Exercise description:
Please find every line in the entries below that contains the string "costUp", and copy it.

--- Data excerpts Enclosed Below ---

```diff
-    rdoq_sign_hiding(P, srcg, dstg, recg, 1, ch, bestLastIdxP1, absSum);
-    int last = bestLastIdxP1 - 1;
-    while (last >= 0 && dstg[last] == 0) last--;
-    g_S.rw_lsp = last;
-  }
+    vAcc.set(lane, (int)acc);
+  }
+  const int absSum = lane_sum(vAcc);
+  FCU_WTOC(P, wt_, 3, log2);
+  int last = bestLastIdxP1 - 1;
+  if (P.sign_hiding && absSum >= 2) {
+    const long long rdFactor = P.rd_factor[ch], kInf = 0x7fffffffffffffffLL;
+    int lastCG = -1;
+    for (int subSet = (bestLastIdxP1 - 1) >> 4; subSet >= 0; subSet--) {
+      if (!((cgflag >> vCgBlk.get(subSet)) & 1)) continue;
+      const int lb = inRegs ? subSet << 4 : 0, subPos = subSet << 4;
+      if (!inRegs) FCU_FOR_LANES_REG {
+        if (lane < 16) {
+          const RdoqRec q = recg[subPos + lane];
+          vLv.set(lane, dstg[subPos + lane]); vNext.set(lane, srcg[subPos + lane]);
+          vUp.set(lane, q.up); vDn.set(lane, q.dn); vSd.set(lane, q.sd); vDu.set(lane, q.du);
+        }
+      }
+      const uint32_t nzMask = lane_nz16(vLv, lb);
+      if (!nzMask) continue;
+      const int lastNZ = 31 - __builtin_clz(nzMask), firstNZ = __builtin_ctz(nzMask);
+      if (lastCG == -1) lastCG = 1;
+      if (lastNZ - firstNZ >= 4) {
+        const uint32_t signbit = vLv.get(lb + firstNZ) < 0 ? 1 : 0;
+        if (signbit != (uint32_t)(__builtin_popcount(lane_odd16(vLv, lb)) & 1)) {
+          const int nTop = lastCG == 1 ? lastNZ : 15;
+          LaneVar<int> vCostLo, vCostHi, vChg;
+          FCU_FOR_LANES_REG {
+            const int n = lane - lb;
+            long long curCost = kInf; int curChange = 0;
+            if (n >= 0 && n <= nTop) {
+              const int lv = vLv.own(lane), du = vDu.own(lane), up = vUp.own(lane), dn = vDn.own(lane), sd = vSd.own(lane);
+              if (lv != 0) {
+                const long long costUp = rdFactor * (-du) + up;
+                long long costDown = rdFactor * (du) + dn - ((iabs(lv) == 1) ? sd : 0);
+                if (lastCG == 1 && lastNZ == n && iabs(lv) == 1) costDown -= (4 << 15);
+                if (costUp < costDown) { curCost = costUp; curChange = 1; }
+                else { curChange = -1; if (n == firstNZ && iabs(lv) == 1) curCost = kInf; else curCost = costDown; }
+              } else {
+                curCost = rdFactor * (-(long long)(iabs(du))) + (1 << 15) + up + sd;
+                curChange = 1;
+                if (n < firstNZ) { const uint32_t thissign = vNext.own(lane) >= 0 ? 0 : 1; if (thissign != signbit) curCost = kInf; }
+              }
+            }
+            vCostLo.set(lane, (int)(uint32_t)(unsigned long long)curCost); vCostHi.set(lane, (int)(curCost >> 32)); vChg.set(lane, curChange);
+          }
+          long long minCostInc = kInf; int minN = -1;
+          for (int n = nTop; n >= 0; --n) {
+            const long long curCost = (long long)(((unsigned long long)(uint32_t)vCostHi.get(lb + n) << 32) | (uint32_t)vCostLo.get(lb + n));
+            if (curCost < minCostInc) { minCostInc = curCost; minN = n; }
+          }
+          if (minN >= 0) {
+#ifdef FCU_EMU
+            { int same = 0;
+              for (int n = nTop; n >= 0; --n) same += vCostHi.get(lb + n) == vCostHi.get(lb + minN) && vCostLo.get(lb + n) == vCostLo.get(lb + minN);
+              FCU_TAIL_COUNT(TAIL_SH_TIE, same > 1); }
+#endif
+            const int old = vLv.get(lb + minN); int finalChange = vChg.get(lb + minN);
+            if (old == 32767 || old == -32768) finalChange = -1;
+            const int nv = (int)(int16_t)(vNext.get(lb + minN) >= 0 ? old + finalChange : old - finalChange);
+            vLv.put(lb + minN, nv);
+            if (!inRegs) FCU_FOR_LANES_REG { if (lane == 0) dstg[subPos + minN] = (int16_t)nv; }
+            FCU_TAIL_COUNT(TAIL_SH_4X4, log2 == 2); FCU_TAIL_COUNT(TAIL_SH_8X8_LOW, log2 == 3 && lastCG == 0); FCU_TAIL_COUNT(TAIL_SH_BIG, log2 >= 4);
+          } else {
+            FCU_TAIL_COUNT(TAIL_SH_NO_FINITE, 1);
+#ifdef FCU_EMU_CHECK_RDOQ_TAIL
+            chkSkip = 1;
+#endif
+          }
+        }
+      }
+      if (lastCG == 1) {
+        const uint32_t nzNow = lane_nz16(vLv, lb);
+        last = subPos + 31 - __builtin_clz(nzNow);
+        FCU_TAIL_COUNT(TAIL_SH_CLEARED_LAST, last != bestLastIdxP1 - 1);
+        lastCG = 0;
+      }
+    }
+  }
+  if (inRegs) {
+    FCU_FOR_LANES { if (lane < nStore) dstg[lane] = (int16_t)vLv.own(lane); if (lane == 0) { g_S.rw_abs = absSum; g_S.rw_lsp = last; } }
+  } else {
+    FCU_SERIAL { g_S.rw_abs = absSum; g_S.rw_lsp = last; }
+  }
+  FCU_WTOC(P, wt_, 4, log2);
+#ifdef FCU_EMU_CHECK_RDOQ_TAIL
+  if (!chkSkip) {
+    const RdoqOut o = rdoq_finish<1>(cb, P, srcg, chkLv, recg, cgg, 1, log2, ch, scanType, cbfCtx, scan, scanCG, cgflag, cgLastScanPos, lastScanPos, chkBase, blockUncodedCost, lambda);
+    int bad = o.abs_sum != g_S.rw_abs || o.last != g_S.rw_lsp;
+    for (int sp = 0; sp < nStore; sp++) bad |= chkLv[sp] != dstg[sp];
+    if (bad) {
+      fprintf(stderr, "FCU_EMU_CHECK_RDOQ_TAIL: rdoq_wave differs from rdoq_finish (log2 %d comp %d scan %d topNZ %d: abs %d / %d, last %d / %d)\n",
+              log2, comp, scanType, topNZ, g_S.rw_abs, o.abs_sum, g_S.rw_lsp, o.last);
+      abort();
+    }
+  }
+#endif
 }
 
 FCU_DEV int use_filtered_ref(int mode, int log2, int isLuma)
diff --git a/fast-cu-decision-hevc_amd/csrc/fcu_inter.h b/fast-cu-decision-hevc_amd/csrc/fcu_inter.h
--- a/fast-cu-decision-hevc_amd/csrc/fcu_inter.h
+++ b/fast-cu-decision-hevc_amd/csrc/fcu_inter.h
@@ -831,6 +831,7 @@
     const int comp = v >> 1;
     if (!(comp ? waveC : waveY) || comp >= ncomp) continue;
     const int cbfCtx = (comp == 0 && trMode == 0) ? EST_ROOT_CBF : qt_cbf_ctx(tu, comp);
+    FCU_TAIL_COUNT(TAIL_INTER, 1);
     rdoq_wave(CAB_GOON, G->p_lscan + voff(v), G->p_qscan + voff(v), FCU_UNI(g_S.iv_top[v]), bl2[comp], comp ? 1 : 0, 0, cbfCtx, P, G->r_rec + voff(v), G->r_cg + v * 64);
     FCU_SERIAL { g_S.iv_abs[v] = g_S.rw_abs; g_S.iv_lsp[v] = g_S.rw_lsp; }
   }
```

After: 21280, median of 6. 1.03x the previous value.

--- End of Enclosed Data excerpts ---
--- Data excerpts Enclosed Below ---

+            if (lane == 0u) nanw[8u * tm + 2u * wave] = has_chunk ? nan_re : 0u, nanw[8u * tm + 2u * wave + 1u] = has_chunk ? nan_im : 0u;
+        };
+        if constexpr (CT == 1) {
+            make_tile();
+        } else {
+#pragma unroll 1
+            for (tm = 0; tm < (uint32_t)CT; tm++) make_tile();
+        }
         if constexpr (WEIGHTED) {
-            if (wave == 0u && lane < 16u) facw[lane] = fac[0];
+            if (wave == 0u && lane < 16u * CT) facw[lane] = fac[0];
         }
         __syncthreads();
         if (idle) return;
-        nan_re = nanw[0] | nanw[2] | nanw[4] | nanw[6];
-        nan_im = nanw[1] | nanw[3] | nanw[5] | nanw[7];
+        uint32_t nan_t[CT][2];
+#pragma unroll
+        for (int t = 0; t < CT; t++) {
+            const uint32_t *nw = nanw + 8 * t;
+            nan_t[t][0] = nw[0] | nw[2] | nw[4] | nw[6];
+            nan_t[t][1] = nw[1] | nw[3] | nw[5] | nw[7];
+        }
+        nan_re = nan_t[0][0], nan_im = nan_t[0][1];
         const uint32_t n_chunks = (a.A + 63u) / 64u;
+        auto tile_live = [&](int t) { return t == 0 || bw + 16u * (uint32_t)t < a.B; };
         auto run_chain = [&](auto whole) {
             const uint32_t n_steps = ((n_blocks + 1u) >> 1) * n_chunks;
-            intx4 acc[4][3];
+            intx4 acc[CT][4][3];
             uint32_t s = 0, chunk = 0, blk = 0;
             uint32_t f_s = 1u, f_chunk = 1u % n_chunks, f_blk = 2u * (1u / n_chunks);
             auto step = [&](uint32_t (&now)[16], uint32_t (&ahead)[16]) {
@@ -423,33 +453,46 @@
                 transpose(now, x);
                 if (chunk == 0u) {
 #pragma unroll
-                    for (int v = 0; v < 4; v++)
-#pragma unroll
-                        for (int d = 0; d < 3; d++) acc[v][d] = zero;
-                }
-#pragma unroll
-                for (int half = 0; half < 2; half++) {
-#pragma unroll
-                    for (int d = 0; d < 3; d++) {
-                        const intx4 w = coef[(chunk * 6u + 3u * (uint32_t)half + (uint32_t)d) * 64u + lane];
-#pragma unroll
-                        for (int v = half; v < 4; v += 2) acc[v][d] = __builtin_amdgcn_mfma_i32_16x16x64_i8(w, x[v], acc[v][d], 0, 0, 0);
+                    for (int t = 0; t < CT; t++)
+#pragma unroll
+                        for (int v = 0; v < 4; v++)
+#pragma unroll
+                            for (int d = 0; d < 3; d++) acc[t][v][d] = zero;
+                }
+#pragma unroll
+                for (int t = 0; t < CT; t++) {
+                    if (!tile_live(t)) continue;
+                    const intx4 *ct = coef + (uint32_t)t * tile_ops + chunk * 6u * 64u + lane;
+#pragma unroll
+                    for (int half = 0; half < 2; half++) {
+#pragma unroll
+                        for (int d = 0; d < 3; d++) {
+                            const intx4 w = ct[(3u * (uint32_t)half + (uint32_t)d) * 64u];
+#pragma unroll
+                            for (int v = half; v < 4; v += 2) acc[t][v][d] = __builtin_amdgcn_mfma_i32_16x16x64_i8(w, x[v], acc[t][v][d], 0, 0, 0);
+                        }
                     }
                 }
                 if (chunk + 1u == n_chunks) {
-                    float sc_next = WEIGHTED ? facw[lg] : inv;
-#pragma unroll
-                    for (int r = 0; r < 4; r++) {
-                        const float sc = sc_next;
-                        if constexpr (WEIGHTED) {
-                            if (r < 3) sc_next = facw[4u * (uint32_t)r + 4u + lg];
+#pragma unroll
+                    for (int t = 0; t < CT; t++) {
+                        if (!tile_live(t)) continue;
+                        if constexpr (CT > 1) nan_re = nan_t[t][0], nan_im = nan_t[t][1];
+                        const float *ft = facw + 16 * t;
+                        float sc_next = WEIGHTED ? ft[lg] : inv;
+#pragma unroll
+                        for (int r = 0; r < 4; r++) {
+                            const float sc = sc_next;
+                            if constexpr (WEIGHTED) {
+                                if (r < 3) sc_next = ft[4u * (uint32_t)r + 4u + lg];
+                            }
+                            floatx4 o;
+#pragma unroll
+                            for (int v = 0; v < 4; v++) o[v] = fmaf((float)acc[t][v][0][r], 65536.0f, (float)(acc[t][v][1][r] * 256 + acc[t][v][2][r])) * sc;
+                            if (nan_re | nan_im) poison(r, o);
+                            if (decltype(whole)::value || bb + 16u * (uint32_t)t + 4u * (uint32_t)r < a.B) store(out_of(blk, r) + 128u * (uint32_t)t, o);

--- End of Enclosed Data excerpts ---

Result for this task:
+                const long long costUp = rdFactor * (-du) + up;
+                if (costUp < costDown) { curCost = costUp; curChange = 1; }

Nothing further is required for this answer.